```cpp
typedef struct {
    int G, N, depth;
    const int *nvalid;
    fgnn_slab a, b;
    const float *W[FGNN_MAX_DEPTH];
    const float *bias[FGNN_MAX_DEPTH];
    const float *dy;  long long dgstride, ldd;
    const float *z;   long long zgstride, ldz;
    const float *coef;
    const float *s12;
    const float *znrm;
    float *dxa; long long dxa_gstride, dxa_ld;
    float *dxb; long long dxb_gstride, dxb_ld;
    int accumulate_a, accumulate_b;
    float *wpart;
    float *s12part;
    const float *packed;
    const float *s12tiles;
    float *s12_out;
    const unsigned *xbits;
    const float *xdeg;
    const int *ranges;
    int cu_share;
} fgnn_mlp_bwd_args;
int fgnn_mlp_bwd(const fgnn_mlp_bwd_args *args, void *stream);
int fgnn_mlp_bwd_x3(const fgnn_mlp_bwd_args *args, void *stream);
int fgnn_mlp_bwd_pair(const fgnn_mlp_bwd_args *m1, const fgnn_mlp_bwd_args *m2, void *stream);
int fgnn_mlp_bwd_pair_x3(const fgnn_mlp_bwd_args *m1, const fgnn_mlp_bwd_args *m2, void *stream);
int fgnn_mlp_bwd_t16_supported(const fgnn_mlp_bwd_args *args);
int fgnn_mlp_bwd_t16(const fgnn_mlp_bwd_args *args, void *stream);
int fgnn_mlp_bwd_pair_t16(const fgnn_mlp_bwd_args *m1, const fgnn_mlp_bwd_args *m2, void *stream);
#define FGNN_BWD_COEF_GRAPHS 4
int fgnn_mlp_bwd_coef_tiles_supported(int G, int N);
int fgnn_mlp_param_count(int Cin, int depth);
int fgnn_reduce_partials(const float *wpart, int num_wg, int count, float *out, void *stream);

#define FGNN_MAX_GRAD_JOBS 16
typedef struct {
    const float *wpart; int count; float *out;
    const float *s12; const float *nrm; float *dgn_w; float *dgn_b;
    int rows;
    float scale;
    const float *scale_dev;
} fgnn_grad_job;
int fgnn_grad_finalize(const fgnn_grad_job *jobs, int njobs, int num_wg, int G, int C, void *stream);
int fgnn_inv_node_count(const int *nvalid, int B, float *out, void *stream);

int fgnn_chan_matmul_bwd(const fgnn_slab *ya, const fgnn_slab *yb, const float *dm, long long dmgstride, long long ldm,
                         const int *nvalid, int G, int N,
                         float *da, float *db, long long ogstride, long long ldo,
                         float *s12a ,
                         float *s12b , void *stream);
int fgnn_chan_matmul_bwd_ord(const fgnn_slab *ya, const fgnn_slab *yb, const float *dm, long long dmgstride, long long ldm,
// ... 193 lines not shown
```

Before: 42510.

## Fuse colmax backward scatter into t16 MLP backward via virtual dy

Replaces the colmax backward pass, which scattered dE into a dense dy slab, with a stats-only kernel that computes only the group-norm s12 sums. The last block's t16 MLP backward kernel then rebuilds dy on the fly from dE and the argmax indices, masking entries whose index does not match the column. This removes writing and re-reading the full N×N×C dy tensor. In exchange the kernel does extra per-element index loads and compares, and the path only covers fixed-size batches with 32-channel slabs.

```diff
diff --git a/graph_neural_net_amd/_lib.py b/graph_neural_net_amd/_lib.py
--- a/graph_neural_net_amd/_lib.py
+++ b/graph_neural_net_amd/_lib.py
@@ -84,7 +84,8 @@
                 ('accumulate_a', C.c_int), ('accumulate_b', C.c_int),
                 ('wpart', C.c_void_p), ('s12part', C.c_void_p), ('packed', C.c_void_p),
                 ('s12tiles', C.c_void_p), ('s12_out', C.c_void_p), ('xbits', C.c_void_p), ('xdeg', C.c_void_p),
-                ('ranges', C.c_void_p), ('cu_share', C.c_int)]
+                ('ranges', C.c_void_p), ('cu_share', C.c_int),
+                ('dE', C.c_void_p), ('idx', C.c_void_p)]
 
 
 class Slab16(C.Structure):
@@ -191,6 +192,7 @@
     'fgnn_ce_fwd': [_VP, _VP, _I, _I, _VP, _VP, _VP],
     'fgnn_ce_bwd': [_VP, _VP, _VP, _VP, _I, _I, _VP, _VP],
     'fgnn_colmax_bwd': [_VP, _VP, _VP, _I, _I, _I, _VP, _LL, _LL, C.POINTER(Slab), _VP, _VP],
+    'fgnn_colmax_bwd_stats': [_VP, _VP, _I, _I, _I, C.POINTER(Slab), _VP, _VP],
     'fgnn_gn_bwd_stats': [_VP, _LL, _LL, _VP, _LL, _LL, _VP, _VP, _I, _I, _I, _VP, _VP],
     'fgnn_gn_bwd_coef': [_VP, _VP, _VP, _I, _I, _I, _VP, _VP, _VP, _VP],
     'fgnn_gn_bwd_coef_tiles': [_VP, _VP, _VP, _I, _I, _I, _VP, _VP, _VP],
@@ -201,6 +203,7 @@
     'fgnn_mlp_bwd_pair': [C.POINTER(MlpBwdArgs), C.POINTER(MlpBwdArgs), _VP],
     'fgnn_mlp_bwd_t16': [C.POINTER(MlpBwdArgs), _VP],
     'fgnn_mlp_bwd_t16_supported': [C.POINTER(MlpBwdArgs)],
+    'fgnn_mlp_bwd_t16_vdy_supported': [C.POINTER(MlpBwdArgs)],
     'fgnn_mlp_bwd_pair_t16': [C.POINTER(MlpBwdArgs), C.POINTER(MlpBwdArgs), _VP],
     'fgnn_mlp_bwd_pair_x3': [C.POINTER(MlpBwdArgs), C.POINTER(MlpBwdArgs), _VP],
     'fgnn_block1_struct_supported': [_I, _I, _I],
diff --git a/graph_neural_net_amd/csrc/mlp_bwd_t16.hip b/graph_neural_net_amd/csrc/mlp_bwd_t16.hip
--- a/graph_neural_net_amd/csrc/mlp_bwd_t16.hip
+++ b/graph_neural_net_amd/csrc/mlp_bwd_t16.hip
@@ -42,7 +42,7 @@
     static constexpr int LDS_F = MAIN_F > RED_F ? MAIN_F : RED_F;
 };
 
-template <int CB, bool PKD, bool SKIP, bool DXB>
+template <int CB, bool PKD, bool SKIP, bool DXB, bool VDY>
 __global__ __launch_bounds__(64 * NW, 2) void mlp_bwd_t16_kernel(const fgnn_mlp_bwd_args A, const int tpg, const int total_tiles) {
     extern __shared__ __attribute__((aligned(16))) float smem[];
     using L = Layout16<CB>;
@@ -54,7 +54,9 @@
     const View vb = make_view(A.b.ptr, A.b.gstride, A.b.ldp, A.G);
     PackedSrc ps = {};
     if constexpr (PKD) ps = make_packed_src(A.xbits, A.xdeg, A.G, A.N);
-    const View vdy = make_view(A.dy, A.dgstride, A.ldd, A.G);
+    const View vdy = make_view(VDY ? nullptr : A.dy, A.dgstride, A.ldd, VDY ? 0 : A.G);
+    const rsrc_t rde = __builtin_amdgcn_make_buffer_rsrc(const_cast<float *>(VDY ? A.dE : nullptr), 0, VDY ? A.G * 32 * A.N * 4 : 0, 0x00020000);
+    const rsrc_t rix = __builtin_amdgcn_make_buffer_rsrc(const_cast<int *>(VDY ? A.idx : nullptr), 0, VDY ? A.G * 32 * A.N * 4 : 0, 0x00020000);
     const View vz = make_view(A.z, A.zgstride, A.ldz, A.G);
     const View vdxa = make_view(A.dxa, A.dxa_gstride, A.dxa_ld, A.G);
     const View vdxb = make_view(A.dxb, A.dxb_gstride, A.dxb_ld, A.G);
@@ -176,6 +178,7 @@
 
     constexpr int NXB = CB == 32 ? 8 : 1;
     float xa[8], xb[NXB], dyr[8], zr[8];
+    int dix[VDY ? 8 : 1], dcol = 0;
     auto load_x = [&](int h) {
         const bool act = h < H1;
         const int g = __builtin_amdgcn_readfirstlane(act ? h / hpg : 0);
@@ -201,7 +204,17 @@
         const int g = __builtin_amdgcn_readfirstlane(act ? h / hpg : 0);
         const int p = (act ? h - g * hpg : 0) * 16 + px;
         const bool inb = act && p < P2;
-        load8(dyr, vdy, lane_voff(vdy, q, p, inb), g * vdy.gs4);
+        if constexpr (VDY) {
+            int i;
+            row_col(p, A.N, rcpN, i, dcol);
+            const int voff = inb ? (chan_q(q) * A.N + i) * 4 : OOB_OFF, s0 = g * 32 * A.N * 4;
+#pragma unroll
+            for (int s = 0; s < 8; ++s) dyr[s] = __builtin_bit_cast(float, __builtin_amdgcn_raw_buffer_load_b32(rde, voff, s0 + chan_s(s) * A.N * 4, 0));
+#pragma unroll
+            for (int s = 0; s < 8; ++s) dix[s] = __builtin_amdgcn_raw_buffer_load_b32(rix, voff, s0 + chan_s(s) * A.N * 4, 0);
+        } else {
+            load8(dyr, vdy, lane_voff(vdy, q, p, inb), g * vdy.gs4);
+        }
         load8(zr, vz, lane_voff(vz, q, p, inb), g * vz.gs4);
     };
 
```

WORK TO BE COMPLETED
Check each line of the data above, and please copy the ones in which the string "define" occurs.

ANSWER TO THIS TASK
#define FGNN_BWD_COEF_GRAPHS 4
#define FGNN_MAX_GRAD_JOBS 16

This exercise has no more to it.